This post started off as a research review, but half way through proofing it I decided to turn it into a more opinionated post about the current state of big data and the range of technologies available to solve big data problems with.
Most of my writing assume little to no knowledge about the topic I'm covering; this is partly with the hope of being useful to more people reading this, but more so to help myself if I decide to come back and read this in the future.
Within this post I'll take you through understanding the callenges of solving big data problems and highlight how it's different from classic data problems. A good portion of this post will also cover common techonologies used to handle big data.
What is big data?
Technically, big data refers to the high volume, velocity and variety of information that demand innovative forms of processing to extract meaningful insights, patterns and trends out of them. Or more simply; extremely large sets of data that require special programs and technology to make sense out of.
Recently, companies have started to place more value on data. With technology becoming more engrained in the everyday lives of people it's become the case that companies have access to massive streams of data coming from things like fitness wearables, mobile phones and social networks.
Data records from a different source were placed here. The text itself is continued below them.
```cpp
int vodhip_index_set_param(vodhip_index_t* index, const char* key, int64_t value);
int vodhip_debug_schedule(int64_t ntotal, int k, int64_t nq, int64_t cand_cap, int64_t dense_rows, int64_t sample_div,
                          int64_t growth_x100, int tile, int recovery_pass, int n_cu, int64_t* out, int max_stages);
int vodhip_index_get_stat(const vodhip_index_t* index, const char* key, int64_t* out);
int vodhip_debug_l2_split(float c, int dtype, uint16_t terms[3], float consts[3]);
int vodhip_debug_tile_order(int64_t ntotal, int64_t* perm_mul, int64_t* perm_mod);
int vodhip_debug_read_probe(int which, int64_t* out, int n);

int vodhip_merge_topk(const float* scores, const int64_t* ids, int n_shards, int64_t nq, int k,
                      int k_out, float* out_scores, int64_t* out_ids, void* stream);
int vodhip_merge_topk_strided(const float* scores, int64_t shard_stride_scores, const int64_t* ids,
                              int64_t shard_stride_ids, int n_shards, int64_t nq, int k, int k_out,
                              float* out_scores, int64_t* out_ids, void* stream);

typedef struct vodhip_node_index vodhip_node_index_t;
int vodhip_node_index_create(int n_devices, const int* devices, int64_t dim, int store_dtype, int64_t capacity_rows,
                             vodhip_node_index_t** out);
int vodhip_node_index_destroy(vodhip_node_index_t* index);
int vodhip_node_index_add(vodhip_node_index_t* index, const void* rows, int64_t n_rows, int src_dtype);
int vodhip_node_index_reset(vodhip_node_index_t* index);
int vodhip_node_index_ntotal(const vodhip_node_index_t* index, int64_t* out);
int vodhip_node_index_n_shards(const vodhip_node_index_t* index);
int vodhip_node_index_shard(vodhip_node_index_t* index, int g, vodhip_index_t** shard, int64_t* id_base, int* device);
int vodhip_node_index_set_param(vodhip_node_index_t* index, const char* key, int64_t value);
int vodhip_node_index_peer_access(const vodhip_node_index_t* index, int* out, int n);
int vodhip_node_index_set_row_labels(vodhip_node_index_t* index, const int32_t* labels, int64_t n_rows);
int vodhip_node_index_set_query_labels(vodhip_node_index_t* index, const int32_t* q_labels, int n_per_query, int location);
int vodhip_node_index_search(vodhip_node_index_t* index, const void* queries, int q_dtype, int64_t nq, int k, int location,
                             float* out_scores, int64_t* out_ids, void* stream);
int vodhip_node_index_search_async(vodhip_node_index_t* index, const void* queries, int q_dtype, int64_t nq, int k, int location,
                                   float* out_scores, int64_t* out_ids, void* stream);
int vodhip_node_index_search_finish(vodhip_node_index_t* index);
int vodhip_node_index_score_ids(vodhip_node_index_t* index, const void* queries, int q_dtype, int64_t nq, const int64_t* ids, int64_t m,
                                const int32_t* q_labels, int n_per_query, int location, float* out_scores, void* stream);
int vodhip_node_index_search_ids(vodhip_node_index_t* index, const void* queries, int q_dtype, int64_t nq, const int64_t* ids, int64_t m,
                                 int k, const int32_t* q_labels, int n_per_query, int location, float* out_scores, int64_t* out_ids,
                                 void* stream);
int vodhip_node_index_sum_ids(vodhip_node_index_t* index, const int64_t* ids, const float* weights, int64_t nq, int64_t m,
                              const int32_t* q_labels, int n_per_query, int location, float* out, void* stream);
int vodhip_node_index_log_partition(vodhip_node_index_t* index, const void* queries, int q_dtype, int64_t nq, float beta,
                                    const int32_t* q_labels , int n_per_query,
                                    float* out_max, float* out_log_rel );
int vodhip_node_index_rank_ids(vodhip_node_index_t* index, const void* queries, int q_dtype, int64_t nq, const int64_t* ids, int64_t m,
                               const int32_t* q_labels , int n_per_query,
                               int64_t* out_ranks, float* out_scores );
int vodhip_node_index_count_above(vodhip_node_index_t* index, const void* queries, int q_dtype, int64_t nq, const float* thresholds,
                                  const int64_t* tie_ids , int64_t m,
                                  const int32_t* q_labels , int n_per_query, int64_t* out_counts );
int vodhip_node_index_posterior_mean(vodhip_node_index_t* index, const void* queries, int q_dtype, int64_t nq, float beta,
                                     const int32_t* q_labels , int n_per_query,
                                     float* out_max, float* out_log_rel , float* out_mean );
int vodhip_node_index_sample_posterior(vodhip_node_index_t* index, const void* queries, int q_dtype, int64_t nq, int k, float beta,
                                       uint64_t seed, int64_t query_offset, const int32_t* q_labels , int n_per_query,
                                       float* out_max, float* out_log_rel , int64_t* out_ids, float* out_scores,
                                       float* out_log_p, float* out_log_weight , float* out_keys );
int vodhip_node_index_get_stat(vodhip_node_index_t* index, const char* key, int64_t* out);

// ... 220 lines not shown
```

### vod_amd/_native.py

```python
from __future__ import annotations

import ctypes
import pathlib
import threading

_LIB_NAME = "libvodhip.so"
_lock = threading.Lock()
_lib: ctypes.CDLL | None = None

F16, BF16, F32 = 0, 1, 2
EXACT_F32 = 0x100
L2 = 0x200
METRICS = {"inner_product": 0, "l2": L2}


def metric_flag(metric: str) -> int:
    if metric not in METRICS:
        raise ValueError(f"metric must be one of {sorted(METRICS)}, got {metric!r}")
    return METRICS[metric]
HOST, DEVICE = 0, 1
MAX_K = 2048
MAX_LISTED = 8192
MAX_ENGINES = 4


class NativeLibraryError(RuntimeError):
    """The HIP extension is missing or a native call failed."""
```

Big data can also be characterized more completely by the 5Vs: volume, variety, velocity, veracity and value. Understanding these 5Vs is key to solving big data problems.
Database technologies for big data
Big data requires large and scalable infrastructure to store and process the massive loads of data associated with it. The general trend has been that the costs of this infrastructure; which include network bandwidth, storage devices, data warehouses and processors, have steadily declined over the years making it cheaper to collect and store large amounts of data.
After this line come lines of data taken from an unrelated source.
static int validate_gemm(const siu3r_gemm_params& p) {
  SIU3R_CHECK(p.a && p.w_hi && (p.c || p.c_x3), "siu3r_gemm: null operand pointer");
  SIU3R_CHECK(p.m > 0 && p.n > 0 && p.k > 0, "siu3r_gemm: empty problem (m=%d n=%d k=%d)", p.m, p.n, p.k);
  SIU3R_CHECK(p.kpad % BK == 0 && p.kpad >= p.k, "siu3r_gemm: kpad=%d must be a multiple of 64 and >= k=%d", p.kpad, p.k);
  SIU3R_CHECK(p.a_dtype == SIU3R_BF16 || p.a_dtype == SIU3R_F32, "siu3r_gemm: bad a_dtype %d", p.a_dtype);
  SIU3R_CHECK(p.c_dtype == SIU3R_BF16 || p.c_dtype == SIU3R_F32, "siu3r_gemm: bad c_dtype %d", p.c_dtype);
  SIU3R_CHECK(!(p.w_lo && p.a_dtype != SIU3R_F32), "siu3r_gemm: bf16x3 mode needs fp32 activations");
  SIU3R_CHECK(p.a_mode >= 0 && p.a_mode <= 2, "siu3r_gemm: bad a_mode %d", p.a_mode);
  if (p.a_mode != 0) SIU3R_CHECK(p.oh > 0 && p.ow > 0 && p.ih > 0 && p.iw > 0 && (p.a_mode == 2 || (p.cin > 0 && p.kh > 0 && p.kw > 0 && p.stride > 0)),
                                 "siu3r_gemm: conv geometry must be positive (ih=%d iw=%d cin=%d kh=%d kw=%d stride=%d oh=%d ow=%d)", p.ih, p.iw, p.cin, p.kh, p.kw, p.stride, p.oh, p.ow);
  if (p.a_mode == 0) {
    SIU3R_CHECK(p.k % 8 == 0 && p.lda % 8 == 0, "siu3r_gemm: dense A needs k %% 8 == 0 and lda %% 8 == 0 (k=%d lda=%ld)", p.k, (long)p.lda);
  } else if (p.a_mode == 1) {
    SIU3R_CHECK(p.cin % 8 == 0 || (p.cin % 4 == 0 && p.w_x3 && p.a_dtype == SIU3R_F32 && !p.relu_in && !g_disable_dma),
                "siu3r_gemm: conv gather needs cin %% 8 == 0 (cin %% 4 == 0 for fp32 activations with w_x3) (cin=%d)", p.cin);
    SIU3R_CHECK(p.k == p.kh * p.kw * p.cin, "siu3r_gemm: conv k=%d != kh*kw*cin", p.k);
    SIU3R_CHECK(p.m % (p.oh * p.ow) == 0, "siu3r_gemm: conv m=%d not a multiple of oh*ow", p.m);
  } else {
    SIU3R_CHECK(p.a_dtype == SIU3R_F32 && p.k == 768 && p.ih == p.oh * 16 && p.iw == p.ow * 16,
                "siu3r_gemm: patchify mode needs fp32 NCHW input, k=768, H,W multiples of 16");
  }
  if (p.out_mode == 1) SIU3R_CHECK(p.n == p.up * p.up * p.cout && p.m % (p.ih * p.iw) == 0 && p.cout % 8 == 0, "siu3r_gemm: bad conv-transpose geometry (cout %% 8 == 0 required)");
  if (p.rope_cos) SIU3R_CHECK(p.rope_sin && p.rope_pos && p.rope_ncols % 64 == 0 && p.rope_ncols <= p.n && p.act == 0 && p.out_mode == 0,
                              "siu3r_gemm: bad RoPE epilogue arguments");
  if (p.up_src) SIU3R_CHECK(p.a_mode == 1 && p.out_mode == 0 && p.oh % 2 == 0 && p.ow % 2 == 0, "siu3r_gemm: up_src needs conv mode with even output size");
  if (p.ln_stats)
    SIU3R_CHECK(p.ln_c1 && p.ln_c2 && !p.bias && p.a_mode == 0 && p.ln_tiles == (p.k + 63) / 64 && p.ln_tiles <= 16 && !p.relu_in,
                "siu3r_gemm: folded LayerNorm needs c1/c2, no bias, dense A and ln_tiles == ceil(k/64) <= 16 (k=%d, ln_tiles=%d)", p.k, p.ln_tiles);
  if (p.stats_out) SIU3R_CHECK(p.out_mode == 0 && !p.up_src, "siu3r_gemm: stats_out needs a plain row-major output");
  if (p.c_aux) SIU3R_CHECK(p.out_mode == 0, "siu3r_gemm: c_aux needs a plain row-major output");
  if (p.splitk > 1)
    SIU3R_CHECK(p.sk_ws && p.sk_cnt && p.splitk <= 64 && p.splitk <= p.kpad / 64, "siu3r_gemm: split-K needs a workspace, zeroed counters and splitk <= kpad / 64 (splitk=%d)", p.splitk);
  SIU3R_CHECK(p.tile_cfg >= -1 && p.tile_cfg <= 3, "siu3r_gemm: bad tile_cfg %d", p.tile_cfg);
  if (p.bmod > 0) SIU3R_CHECK(p.batch > 0 && p.batch % p.bmod == 0, "siu3r_gemm: batch %d is not a multiple of bmod %d", p.batch, p.bmod);
  return 0;
}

Cheaper infrastructure answers two-fifths of the problems associated with big data; volume and velocity. Next we need to focus on handling the variety, veracity and extraction of real value from big data.
Traditional relational database management systems (RDMS) are not capable of handling big data. Newer technologies that can efficiently handle big data sets across multiple servers are a necessity, below are a few popular database systems and processing frameworks used for this purpose:
Hadoop is a distributed data infrastructure that consists of the Hadoop Distributed File System (HDFS) for data storage and a Map/Reduce processing component. It's an extremely scalable and fault-tolerant database to store and process large amounts of structured, unstructured and semi-structured data. Hadoop is primarily suited for batch processing large sets of data.
Map/Reduce: This is a programming framework for automatic parallelization. The map and reduce components of this algorithm breaks apart an input and processes them independantaly (in parallel) before finally 'reducing' them into one input. (Simply put it lets you break apart massive sets of data, analyze them idividually and combine everything to one output at the end.)
Apache spark is an in-memory centric big data framework that can be used to process large sets of data in real-time with impressive speeds. It's 100x faster than Hadoop in memory, and 10x faster on disk. Spark is easier to program than Hadoop, but it's important to understand that it's a data processing tools and doesn't do distributed storage like Hadoop, so if you want to use spark it has to be combined with either HDFS or another database system.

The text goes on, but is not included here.